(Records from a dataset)
[Start of Attachment]
+    for (int tap = 0; tap < ntaps; ++tap) {
+      if ((f & 3) == 0) {
+        const int g = f >> 2;
+        *reinterpret_cast<half8*>(wring + ((g + 1) & 1) * WGROUP + tid * 16) = wreg;
+        wreg = *reinterpret_cast<const half8*>(wsrc(g + 2));
+      }
+      const unsigned char* wslot = wring + ((f >> 2) & 1) * WGROUP + (f & 3) * 1024 + lane * 16;
+      const int toff = tapoff[tap];
+#pragma unroll
+      for (int s2 = 0; s2 < K2; ++s2) {
+        half8 b[NT];
+        const half8 a = *reinterpret_cast<const half8*>(wslot + s2 * 1024);
+#pragma unroll
+        for (int nt = 0; nt < NT; ++nt) b[nt] = *reinterpret_cast<const half8*>(tile + base[nt] + toff + s2 * 32);
+#pragma unroll
+        for (int nt = 0; nt < NT; ++nt) acc[nt] = __builtin_amdgcn_mfma_f32_32x32x16_f16(a, b[nt], acc[nt], 0, 0, 0);
+      }
+      f += K2;
+      if ((f & 3) == 0) __syncthreads();
+    }
+  }
+
+  const int ox = tx * TW + r;
+#pragma unroll
+  for (int nt = 0; nt < NT; ++nt) {
+    const int oy = ty * WTH + wave * NT + nt;
+    if (oy >= p.Ho || ox >= p.Wo) continue;
+#pragma unroll
+    for (int g = 0; g < 4; ++g) {
+      float v[4];
+#pragma unroll
+      for (int i = 0; i < 4; ++i) v[i] = acc[nt][4 * g + i];
+      convk::epilogue4(p, n, oy, ox, 8 * g + 4 * hh, v);
+    }
+  }
+}
+
+inline int wide_lds_bytes(int ck, int kh, int kw) { return 256 + 2 * WGROUP + (WTH + kh - 1) * (TW + kw - 1) * (ck * 2 + 16); }
+
+constexpr int WIDE_LDS_LIMIT = 160 * 1024;
+
+int g_direct_form = 1;
+
+inline bool wide_form_takes(const ConvParams& p, int ck8, int mt, int stride, int N) {
+  if (!(mt == 1 && stride == 1 && (ck8 == 2 || ck8 == 4 || ck8 == 8) && (long)N * p.Ho * p.Wo >= convk::LARGE_MAP_PIXELS &&
+        wide_lds_bytes(ck8 * 8, p.kh, p.kw) <= WIDE_LDS_LIMIT))
+    return false;
+  return g_direct_form == 2 || (long)N * p.tiles_x * ((p.Ho + WTH - 1) / WTH) >= 512;
 }
 
 template <int CK8, int MT, int STRIDE>
@@ -231,9 +357,18 @@
 int conv_direct_lds_bytes(const tdvc_conv_desc* d) { return lds_bytes(d->ck, d->kh, d->kw, d->stride); }
 int conv_cout_tiles(int cout) { return cout_tiles(cout); }
 
+extern "C" void tdvc_debug_set_direct_form(int form) { g_direct_form = form; }
+
 int launch_conv_direct(const ConvParams& p, int ck8, int stride, int N, hipStream_t st) {
   const int tiles = cout_tiles(p.cout), mt = tiles == 1 ? 1 : 2;
   const int lds = lds_bytes(ck8 * 8, p.kh, p.kw, stride);
+  if (g_direct_form && wide_form_takes(p, ck8, mt, stride, N)) {
+    const dim3 wgrid(p.tiles_x * ((p.Ho + WTH - 1) / WTH), 1, N);
+    const auto go = ck8 == 2   ? convk::launch_big_lds<&conv_mfma_wide_kernel<2>, ConvParams>
+                    : ck8 == 4 ? convk::launch_big_lds<&conv_mfma_wide_kernel<4>, ConvParams>
+                               : convk::launch_big_lds<&conv_mfma_wide_kernel<8>, ConvParams>;
+    return go("tdvc_conv2d", WIDE_LDS_LIMIT, wgrid, dim3(256), wide_lds_bytes(ck8 * 8, p.kh, p.kw), st, p);
+  }
   const dim3 grid(p.tiles_x * ((p.Ho + TH - 1) / TH), tiles / mt, N);
   const size_t lds_v1 = (p.simple && lds < 256 + 4 * 32 * 144) ? 256 + 4 * 32 * 144 : lds;
   switch (ck8) {
diff --git a/tdvc_amd/csrc/conv_n16.hip b/tdvc_amd/csrc/conv_n16.hip
--- a/tdvc_amd/csrc/conv_n16.hip
+++ b/tdvc_amd/csrc/conv_n16.hip
@@ -14,7 +14,7 @@
   int cin_shift;
 };
 
-template <int NCB>
+template <int NCB, int PF>
 __global__ __launch_bounds__(N16_NTHR, 1) void conv_n16_kernel(const ConvParams p, const N16Extra e) {
   extern __shared__ __attribute__((aligned(16))) unsigned char smem[];
   unsigned char* wl = smem;
@@ -24,6 +24,49 @@
   const int px = lane & 15, kg = lane >> 4;
   const int TIW = N16_TW + p.kw - 1, TIH = N16_TH + p.kh - 1;
   const int cin = p.Cin, c8n = cin >> 3;
+  typedef unsigned u32x4 __attribute__((ext_vector_type(4)));
+
+  const int per_img = e.tiles_x * ((p.Ho + N16_TH - 1) / N16_TH);
+  const int total = TIH * TIW * c8n;
+  u32x4 pf[PF > 0 ? PF : 1];
+  unsigned pf_ok = 0;
+  auto prefetch = [&](int tile_i) {
+    const int n = tile_i / per_img, rem = tile_i - n * per_img;
+    const int ty = rem / e.tiles_x, tx = rem - ty * e.tiles_x;
+    const half_t* xn = p.x + (long)n * p.x_sn;
+    const int iy0 = ty * N16_TH - p.pad, ix0 = tx * N16_TW - p.pad;
+    pf_ok = 0;
+    int t = tid;
+    asm volatile("" : "+v"(t));
+#pragma unroll
+    for (int u = 0; u < PF; ++u) {
+      const int idx = t + u * N16_NTHR;
+      const int pix = idx >> (e.cin_shift - 3), c8 = idx & (c8n - 1);
+      const int rr = pix / TIW, cc = pix - rr * TIW;
+      const int iy = iy0 + rr, ix = ix0 + cc;
+      const bool ok = (int)(idx < total) & (int)(iy >= 0) & (int)(iy < p.H) & (int)(ix >= 0) & (int)(ix < p.W);
+      const half_t* src = xn + ((long)(ok ? iy : 0) * p.W + (ok ? ix : 0)) * p.x_sp + c8 * 8;
+      pf[u] = *reinterpret_cast<const u32x4*>(src);
+      pf_ok |= (ok ? 1u : 0u) << u;
+    }
+  };
+  auto commit = [&]() {
+    int t = tid;
+    asm volatile("" : "+v"(t));
+#pragma unroll
+    for (int u = 0; u < PF; ++u) {
+      const int idx = t + u * N16_NTHR;
+      if (idx < total) {
+        const int pix = idx >> (e.cin_shift - 3), c8 = idx & (c8n - 1);
+        unsigned m = 0u - ((pf_ok >> u) & 1u);
+        asm volatile("" : "+v"(m));
+        *reinterpret_cast<u32x4*>(tile + pix * e.ps + c8 * 16) = pf[u] & m;
+      }
+    }
+  };
+  if constexpr (PF > 0) {
+    if ((int)blockIdx.x < e.ntiles) prefetch(blockIdx.x);
+  }
 
   for (int i = tid; i < e.ksteps * NCB * 64; i += N16_NTHR) {
     const int ln = i & 63, cb = (i >> 6) % NCB, S = (i >> 6) / NCB;
@@ -42,41 +85,54 @@
     return base + (dy * TIW + dx) * e.ps + (kk0 & (cin - 1)) * 2;
   };
 
+  int* koff = reinterpret_cast<int*>(tile + TIH * TIW * e.ps);
+  if constexpr (PF > 0) {
+    for (int i = tid; i < e.ksteps * 4; i += N16_NTHR) {
+      const int kk0 = 8 * i;
+      const int tap = min(kk0 >> e.cin_shift, p.ntaps - 1);
+      const int dy = tap / p.kw, dx = tap - dy * p.kw;
+      koff[i] = (dy * TIW + dx) * e.ps + (kk0 & (cin - 1)) * 2;
+    }
+  }
+
   for (int tile_i = blockIdx.x; tile_i < e.ntiles; tile_i += gridDim.x) {
-    const int per_img = e.tiles_x * ((p.Ho + N16_TH - 1) / N16_TH);
     const int n = tile_i / per_img, rem = tile_i - n * per_img;
     const int ty = rem / e.tiles_x, tx = rem - ty * e.tiles_x;
-    const half_t* xn = p.x + (long)n * p.x_sn;
-    const int iy0 = ty * N16_TH - p.pad, ix0 = tx * N16_TW - p.pad;
     __syncthreads();
-    const int total = TIH * TIW * c8n;
-    for (int idx0 = tid; idx0 < total; idx0 += 8 * N16_NTHR) {
-      half8 v[8];
-#pragma unroll
-      for (int u = 0; u < 8; ++u) {
-        const int idx = idx0 + u * N16_NTHR;
-        const int pix = idx >> (e.cin_shift - 3), c8 = idx & (c8n - 1);
-        const int rr = pix / TIW, cc = pix - rr * TIW;
-        const int iy = iy0 + rr, ix = ix0 + cc;
-        const bool ok = (int)(idx < total) & (int)(iy >= 0) & (int)(iy < p.H) & (int)(ix >= 0) & (int)(ix < p.W);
[End of Attachment]
> [ASSIGNMENT] Print exactly the lines above, between the one holding "template <int CK8, int MT, int STRIDE>" and the one holding "int conv_cout_tiles(int cout)", inclusive, and nothing besides.

> [ANSWER TO THIS EXERCISE]
 template <int CK8, int MT, int STRIDE>
@@ -231,9 +357,18 @@
 int conv_direct_lds_bytes(const tdvc_conv_desc* d) { return lds_bytes(d->ck, d->kh, d->kw, d->stride); }
 int conv_cout_tiles(int cout) { return cout_tiles(cout); }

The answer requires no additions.